#### [Task prompt]
All lines in the listing below that hold the string "stream" are to be tallied, with only the total reported.

#### [Information]

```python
class Pipeline:
    def __init__(self, ctx, H, W, n_frames, K, n_keypoints=2000, harris_patch=9, harris_kappa=0.09, nms_radius=5,
                 klt_win=15, klt_max_level=2, klt_max_iter=10, klt_eps=0.03, klt_min_eig=1e-4,
                 klt_err_threshold=100.0, hyp=1000, p3p_threshold=1.0, outlier_ratio=0.9, confidence=0.99,
                 max_iterations=1000, seed=2023, refine_iters=0, feature_cap=0, bearing_threshold=0.0075,
                 redetect_fraction=0.8, debug_fault_every=0, redetect_start_pose="identity", sequences=1,
                 detect_margin=0.01, debug_never_detect=0, detect_losses=2.5, tracker="klt", sift_cap=0, match_ratio=0.0,
                 detector="harris", st_quality=0.0, st_min_distance=0.0, st_block=0, track_ids=False):
        from vo import _native
        self.ctx = ctx
        self.cfg = _native.PipelineConfig()
        c = self.cfg
        c.H, c.W, c.n_frames = H, W, n_frames
        c.n_keypoints, c.harris_patch, c.nms_radius, c.harris_kappa = n_keypoints, harris_patch, nms_radius, harris_kappa
        c.klt_win, c.klt_max_level, c.klt_max_iter, c.hyp = klt_win, klt_max_level, klt_max_iter, hyp
        c.klt_eps, c.klt_min_eig, c.klt_err_threshold = klt_eps, klt_min_eig, klt_err_threshold
        c.p3p_thr_sq = p3p_threshold
        c.ransac_outlier_ratio, c.ransac_confidence = outlier_ratio, confidence
        c.ransac_max_iterations = -1 if max_iterations is None or max_iterations == np.inf else int(max_iterations)
        c.refine_iters = int(refine_iters)
        c.feature_cap = int(feature_cap)
        c.bearing_threshold = float(bearing_threshold)
        c.redetect_fraction = float(redetect_fraction)
        c.debug_fault_every = int(debug_fault_every)
        c.redetect_start_pose = {"identity": 0, "current": 1}[redetect_start_pose]
        c.sequences = int(sequences)
        c.detect_margin = float(detect_margin)
        c.debug_never_detect = int(debug_never_detect)
        c.detect_losses = float(detect_losses)
        c.tracker_mode = {"klt": 0, "sift": 1, "harris": 2}[tracker]
        c.sift_cap = int(sift_cap)
        c.match_ratio = float(match_ratio)
        c.detector = DETECTORS[detector]
        c.st_quality, c.st_min_distance, c.st_block = float(st_quality), float(st_min_distance), int(st_block)
        c.track_ids = 1 if track_ids else 0
        self.track_ids = bool(track_ids)
        self.detector = detector
        self.tracker = tracker
        self.sequences = int(sequences)
        K = np.asarray(K, np.float64).reshape(3, 3)
        self.K = K
        for i, v in enumerate(K.reshape(9)):
            c.K[i] = v
        for i, v in enumerate(np.linalg.inv(K).reshape(9)):
            c.Kinv[i] = v
        h = C.c_void_p()
        ctx._chk(ctx._lib.vo_pipeline_create(ctx._h, C.byref(c), C.byref(h)))
        self._h = h
        self._pinned_src = {}
        ctx._pipelines.add(self)
        self.cap = ctx._lib.vo_pipeline_feature_cap(self._h)
        self.seed(np.random.default_rng(seed))

    def close(self):
        if getattr(self, "_h", None):
            if getattr(self, "_loop", None):
                self._loop.close()
            self.ctx._lib.vo_pipeline_destroy(self._h)
# ... 291 lines not shown
```

Baseline: 10920.

## Cancel speculative keypoint detection on device once tracking count confirms no redetect

Adds a device-side recheck kernel that runs during the NMS stage of speculative detection. It reads a tagged tracked-feature count, written atomically by the regroup kernel, and clears the per-sequence go flag when the tracked count is no longer below the redetect fraction. Downstream NMS compact and round kernels can then skip work for detections that are not needed. The cost is extra tiny kernel launches, a new control field, and cross-stream relaxed atomics whose timing determines whether any skipping happens.

```diff
diff --git a/include/vo_hip.h b/include/vo_hip.h
--- a/include/vo_hip.h
+++ b/include/vo_hip.h
@@ -275,6 +275,7 @@
   int32_t redetect_start_pose;
   double detect_margin;
   int32_t debug_never_detect;
+  int32_t detect_confirm;
   double detect_losses;
   int32_t sequences;
   int32_t tracker_mode;
diff --git a/visual-odometry-project_amd/csrc/harris.hip b/visual-odometry-project_amd/csrc/harris.hip
--- a/visual-odometry-project_amd/csrc/harris.hip
+++ b/visual-odometry-project_amd/csrc/harris.hip
@@ -1380,6 +1380,28 @@
 
 }
 
+namespace {
+
+__global__ __launch_bounds__(64) void det_recheck_kernel(vo_det_recheck rc, int S) {
+  const int q = blockIdx.x * 64 + threadIdx.x;
+  if (q >= S || !rc.go[q]) return;
+  const unsigned long long word = __hip_atomic_load(
+      reinterpret_cast<const unsigned long long*>(reinterpret_cast<const char*>(rc.tag) + (size_t)q * rc.stride), __ATOMIC_RELAXED,
+      __HIP_MEMORY_SCOPE_AGENT);
+  if ((unsigned)(word >> 32) != rc.want) return;
+  const int m = (int)(unsigned)(word & 0xffffffffull);
+  const int nf = *reinterpret_cast<const int32_t*>(reinterpret_cast<const char*>(rc.num_features) + (size_t)q * rc.stride);
+  if (!((double)m < (double)nf * rc.frac)) rc.go[q] = 0;
+}
+
+int launch_recheck(vo_ctx* ctx, const vo_det_recheck* rc, int S) {
+  if (!rc || !rc->go) return VO_OK;
+  hipLaunchKernelGGL(det_recheck_kernel, dim3(vo_cdiv(S, 64)), dim3(64), 0, ctx->stream, *rc, S);
+  return vo_check_launch(ctx, "det_recheck_kernel");
+}
+
+}
+
 int vo_nms_keypoints_batch_dev(vo_ctx* ctx, const double* d_scores, int S, int H, int W, int N, int r, double* d_kp_xy,
                                size_t kp_stride, const int* d_go) {
   if (!ctx) return VO_EINVAL;
@@ -1390,6 +1412,8 @@
   VO_REQUIRE(ctx, N >= 1 && N <= MAX_N, "nms: N must be in 1..%d", MAX_N);
   VO_REQUIRE(ctx, r >= 0 && r <= 12, "nms: radius must be in 0..12");
   VO_HIP_TRY(ctx, hipSetDevice(ctx->device));
+  const vo_det_recheck* recheck = ctx->nms_recheck;
+  ctx->nms_recheck = nullptr;
   const unsigned cap = (unsigned)H * (unsigned)W;
   const unsigned cap_c = next_pow2(2u * cap);
   const dim3 grid(vo_cdiv(W, CX), vo_cdiv(H, CY), S);
@@ -1449,6 +1473,7 @@
   unsigned* hist_other = (unsigned*)ctx->nms_hist.p + (size_t)(1 - ctx->nms_parity) * Sz * HIST_TOTAL;
   unsigned* rank = (unsigned*)ctx->nms_rank.p;
   hipStream_t st = ctx->stream;
+  VO_TRY(launch_recheck(ctx, recheck, S));
   {
     bool& lds_opt_in = ctx->lds_opt_in[1];
     if (!lds_opt_in) {
@@ -1470,6 +1495,7 @@
   }
   VO_TRY(vo_check_launch(ctx, "nms_candidates_kernel"));
   ctx->nms_alive_dirty = true;
+  VO_TRY(launch_recheck(ctx, recheck, S));
   {
     vo_prof_scope ps(ctx, VO_K_NMS_COMPACT);
     hipLaunchKernelGGL(nms_compact_kernel, dim3(nblk, S), dim3(NT), 0, st, keys_l1, idx_l1, keys_a1, idx_a1, segcnt,
diff --git a/visual-odometry-project_amd/csrc/pipeline.h b/visual-odometry-project_amd/csrc/pipeline.h
--- a/visual-odometry-project_amd/csrc/pipeline.h
+++ b/visual-odometry-project_amd/csrc/pipeline.h
@@ -43,6 +43,7 @@
   int st_rounds = 0;
   double detect_limit = 0.0;
   double detect_losses = 2.5;
+  bool confirm_on = false;
   hipEvent_t evPyr[3] = {nullptr, nullptr, nullptr}, evDet[3] = {nullptr, nullptr, nullptr};
   std::vector<uint8_t*> h_img;
   std::vector<hipEvent_t> evImg;
@@ -233,4 +234,5 @@
 VO_PIPE_INTERNAL void vo_pipeline_boot_free(vo_pipeline* p);
 VO_PIPE_INTERNAL void vo_structure_loop_free(vo_pipeline* p);
 VO_PIPE_INTERNAL int vo_structure_loop_requeue(vo_pipeline* p, int q, long k);
-VO_PIPE_INTERNAL int enqueue_detection(vo_pipeline* p, int frame, int s, bool force, char* err_buf = nullptr, int q0 = 0, int Sn = 0);
+VO_PIPE_INTERNAL int enqueue_detection(vo_pipeline* p, int frame, int s, bool force, char* err_buf = nullptr, int q0 = 0, int Sn = 0,
+                                       unsigned recheck = 0u);
diff --git a/visual-odometry-project_amd/csrc/pipeline.hip b/visual-odometry-project_amd/csrc/pipeline.hip
--- a/visual-odometry-project_amd/csrc/pipeline.hip
+++ b/visual-odometry-project_amd/csrc/pipeline.hip
@@ -216,6 +216,7 @@
   p->detect_losses = p->cfg.detect_losses;
   p->detect_limit = p->cfg.detect_margin < 0.0 ? -1.0 : p->cfg.redetect_fraction + p->cfg.detect_margin;
   if (p->cfg.debug_never_detect) p->detect_limit = 0.0;
+  p->confirm_on = p->cfg.detect_confirm >= 0 && p->cfg.tracker_mode == 0 && p->cfg.detector == 0 && p->detect_limit > 0.0;
   {
     bool given = false;
     for (double v : cfg->Kinv) given |= v != 0.0;
diff --git a/visual-odometry-project_amd/csrc/pipeline_step.hip b/visual-odometry-project_amd/csrc/pipeline_step.hip
--- a/visual-odometry-project_amd/csrc/pipeline_step.hip
+++ b/visual-odometry-project_amd/csrc/pipeline_step.hip
@@ -91,7 +91,7 @@
 }
 
 
-int enqueue_detection(vo_pipeline* p, int frame, int s, bool force, char* err_buf, int q0, int Sn) {
+int enqueue_detection(vo_pipeline* p, int frame, int s, bool force, char* err_buf, int q0, int Sn, unsigned recheck) {
   const vo_pipeline_config& c = p->cfg;
   if (Sn <= 0) Sn = p->S - q0;
   p->det_flip ^= 1;
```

#### [Finished task]
3